(Data for analysis Opens)

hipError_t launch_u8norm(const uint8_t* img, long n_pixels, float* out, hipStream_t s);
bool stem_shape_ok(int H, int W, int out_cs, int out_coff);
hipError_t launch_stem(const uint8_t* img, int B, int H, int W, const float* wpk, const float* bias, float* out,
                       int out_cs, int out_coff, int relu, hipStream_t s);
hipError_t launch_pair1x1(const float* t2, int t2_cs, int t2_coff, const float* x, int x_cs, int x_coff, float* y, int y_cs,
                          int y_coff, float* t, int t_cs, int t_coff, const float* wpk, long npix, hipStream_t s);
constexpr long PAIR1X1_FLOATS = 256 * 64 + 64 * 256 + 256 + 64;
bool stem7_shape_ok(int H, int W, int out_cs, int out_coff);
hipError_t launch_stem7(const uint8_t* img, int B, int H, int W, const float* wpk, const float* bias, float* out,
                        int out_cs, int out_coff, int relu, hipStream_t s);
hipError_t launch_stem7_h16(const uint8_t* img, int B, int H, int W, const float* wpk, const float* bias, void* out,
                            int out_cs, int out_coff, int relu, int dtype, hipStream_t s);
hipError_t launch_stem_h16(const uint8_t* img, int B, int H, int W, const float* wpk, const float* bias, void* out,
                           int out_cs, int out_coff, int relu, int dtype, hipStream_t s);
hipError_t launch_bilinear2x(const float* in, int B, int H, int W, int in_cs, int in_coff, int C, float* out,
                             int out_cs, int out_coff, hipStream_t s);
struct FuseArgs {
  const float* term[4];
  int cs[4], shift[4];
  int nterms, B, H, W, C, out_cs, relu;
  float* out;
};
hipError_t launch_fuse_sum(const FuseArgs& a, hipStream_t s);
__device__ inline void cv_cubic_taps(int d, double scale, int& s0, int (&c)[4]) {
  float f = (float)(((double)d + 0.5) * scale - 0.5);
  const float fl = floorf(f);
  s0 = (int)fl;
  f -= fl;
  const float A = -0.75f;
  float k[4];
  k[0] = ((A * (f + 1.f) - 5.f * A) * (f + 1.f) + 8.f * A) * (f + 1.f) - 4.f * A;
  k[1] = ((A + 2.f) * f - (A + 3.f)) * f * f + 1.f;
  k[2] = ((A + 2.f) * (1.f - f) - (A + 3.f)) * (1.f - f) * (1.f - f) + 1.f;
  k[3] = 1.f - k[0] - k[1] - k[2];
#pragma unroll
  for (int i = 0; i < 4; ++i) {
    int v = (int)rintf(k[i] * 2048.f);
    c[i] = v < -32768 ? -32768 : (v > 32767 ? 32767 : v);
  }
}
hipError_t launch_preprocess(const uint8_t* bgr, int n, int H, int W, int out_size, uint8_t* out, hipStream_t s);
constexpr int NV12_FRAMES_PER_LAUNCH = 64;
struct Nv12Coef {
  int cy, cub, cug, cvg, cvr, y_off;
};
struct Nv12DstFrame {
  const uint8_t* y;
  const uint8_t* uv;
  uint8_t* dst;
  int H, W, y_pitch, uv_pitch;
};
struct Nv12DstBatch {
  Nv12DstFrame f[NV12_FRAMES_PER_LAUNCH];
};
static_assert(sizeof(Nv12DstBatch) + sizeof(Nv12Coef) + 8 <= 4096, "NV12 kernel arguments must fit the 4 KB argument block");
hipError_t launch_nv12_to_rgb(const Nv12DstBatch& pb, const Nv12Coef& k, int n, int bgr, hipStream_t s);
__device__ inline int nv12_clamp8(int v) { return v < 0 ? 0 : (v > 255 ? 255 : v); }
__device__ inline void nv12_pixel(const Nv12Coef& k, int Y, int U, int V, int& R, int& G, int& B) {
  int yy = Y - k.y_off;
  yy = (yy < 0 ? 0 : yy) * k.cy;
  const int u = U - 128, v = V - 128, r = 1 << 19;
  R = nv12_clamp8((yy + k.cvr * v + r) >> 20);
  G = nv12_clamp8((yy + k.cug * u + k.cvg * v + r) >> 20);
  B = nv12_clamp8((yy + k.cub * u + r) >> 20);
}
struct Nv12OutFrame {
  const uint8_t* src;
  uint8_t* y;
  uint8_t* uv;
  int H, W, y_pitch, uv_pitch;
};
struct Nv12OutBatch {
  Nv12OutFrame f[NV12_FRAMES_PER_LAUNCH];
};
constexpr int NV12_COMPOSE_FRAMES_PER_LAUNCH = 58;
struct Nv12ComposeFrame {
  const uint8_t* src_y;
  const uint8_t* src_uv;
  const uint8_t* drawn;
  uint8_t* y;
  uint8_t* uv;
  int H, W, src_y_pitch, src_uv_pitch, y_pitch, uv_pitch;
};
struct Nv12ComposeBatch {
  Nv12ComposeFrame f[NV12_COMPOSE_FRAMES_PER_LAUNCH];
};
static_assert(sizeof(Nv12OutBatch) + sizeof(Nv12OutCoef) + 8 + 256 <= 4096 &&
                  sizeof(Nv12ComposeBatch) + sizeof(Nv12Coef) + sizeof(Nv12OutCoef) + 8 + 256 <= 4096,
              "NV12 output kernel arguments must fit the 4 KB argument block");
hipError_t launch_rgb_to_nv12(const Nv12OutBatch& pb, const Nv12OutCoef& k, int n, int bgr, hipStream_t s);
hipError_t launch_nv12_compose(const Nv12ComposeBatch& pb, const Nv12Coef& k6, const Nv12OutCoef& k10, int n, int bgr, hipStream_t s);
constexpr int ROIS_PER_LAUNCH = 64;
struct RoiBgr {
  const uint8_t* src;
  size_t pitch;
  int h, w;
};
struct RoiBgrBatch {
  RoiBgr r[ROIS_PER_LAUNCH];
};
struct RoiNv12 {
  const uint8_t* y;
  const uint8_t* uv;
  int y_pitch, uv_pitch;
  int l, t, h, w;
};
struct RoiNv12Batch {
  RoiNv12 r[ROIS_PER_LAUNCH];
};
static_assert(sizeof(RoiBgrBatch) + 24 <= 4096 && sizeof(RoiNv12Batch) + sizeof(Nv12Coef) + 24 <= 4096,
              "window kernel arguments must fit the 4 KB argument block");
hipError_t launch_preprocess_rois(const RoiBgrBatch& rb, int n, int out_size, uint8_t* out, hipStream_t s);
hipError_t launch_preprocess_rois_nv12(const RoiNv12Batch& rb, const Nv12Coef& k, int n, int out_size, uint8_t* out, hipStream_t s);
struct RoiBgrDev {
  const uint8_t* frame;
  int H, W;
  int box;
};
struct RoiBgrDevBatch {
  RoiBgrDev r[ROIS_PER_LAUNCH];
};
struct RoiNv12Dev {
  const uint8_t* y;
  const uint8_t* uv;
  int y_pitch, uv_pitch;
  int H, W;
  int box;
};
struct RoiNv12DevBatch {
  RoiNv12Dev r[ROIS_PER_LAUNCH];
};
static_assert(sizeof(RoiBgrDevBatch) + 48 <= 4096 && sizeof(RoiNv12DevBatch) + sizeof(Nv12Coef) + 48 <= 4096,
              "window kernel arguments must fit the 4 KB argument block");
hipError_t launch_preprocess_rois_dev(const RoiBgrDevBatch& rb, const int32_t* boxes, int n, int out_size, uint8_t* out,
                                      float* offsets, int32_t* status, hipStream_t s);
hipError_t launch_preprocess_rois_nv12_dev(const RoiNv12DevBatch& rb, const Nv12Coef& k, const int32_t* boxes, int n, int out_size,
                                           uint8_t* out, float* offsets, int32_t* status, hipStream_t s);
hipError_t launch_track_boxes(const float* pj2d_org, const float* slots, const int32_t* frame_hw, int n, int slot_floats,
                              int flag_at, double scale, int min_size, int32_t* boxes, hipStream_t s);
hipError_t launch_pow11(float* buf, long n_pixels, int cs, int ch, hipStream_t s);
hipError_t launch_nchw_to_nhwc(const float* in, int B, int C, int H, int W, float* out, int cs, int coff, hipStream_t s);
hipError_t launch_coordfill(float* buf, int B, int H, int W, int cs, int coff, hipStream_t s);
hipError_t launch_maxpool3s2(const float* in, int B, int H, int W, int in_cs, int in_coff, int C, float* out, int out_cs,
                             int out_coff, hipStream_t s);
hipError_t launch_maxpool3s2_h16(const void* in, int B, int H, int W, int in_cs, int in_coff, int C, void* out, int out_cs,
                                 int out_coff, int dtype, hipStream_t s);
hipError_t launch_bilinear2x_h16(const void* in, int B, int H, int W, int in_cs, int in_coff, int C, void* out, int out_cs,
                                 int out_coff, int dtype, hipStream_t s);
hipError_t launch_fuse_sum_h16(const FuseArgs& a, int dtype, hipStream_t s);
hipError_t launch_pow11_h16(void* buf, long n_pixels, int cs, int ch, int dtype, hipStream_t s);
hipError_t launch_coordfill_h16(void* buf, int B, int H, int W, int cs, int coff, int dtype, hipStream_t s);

(Data for analysis Closes)

> **Goal of the exercise**
For each line above that contains "relu", make a copy.

> **Answer to the exercise**
                       int out_cs, int out_coff, int relu, hipStream_t s);
                        int out_cs, int out_coff, int relu, hipStream_t s);
                            int out_cs, int out_coff, int relu, int dtype, hipStream_t s);
                           int out_cs, int out_coff, int relu, int dtype, hipStream_t s);
  int nterms, B, H, W, C, out_cs, relu;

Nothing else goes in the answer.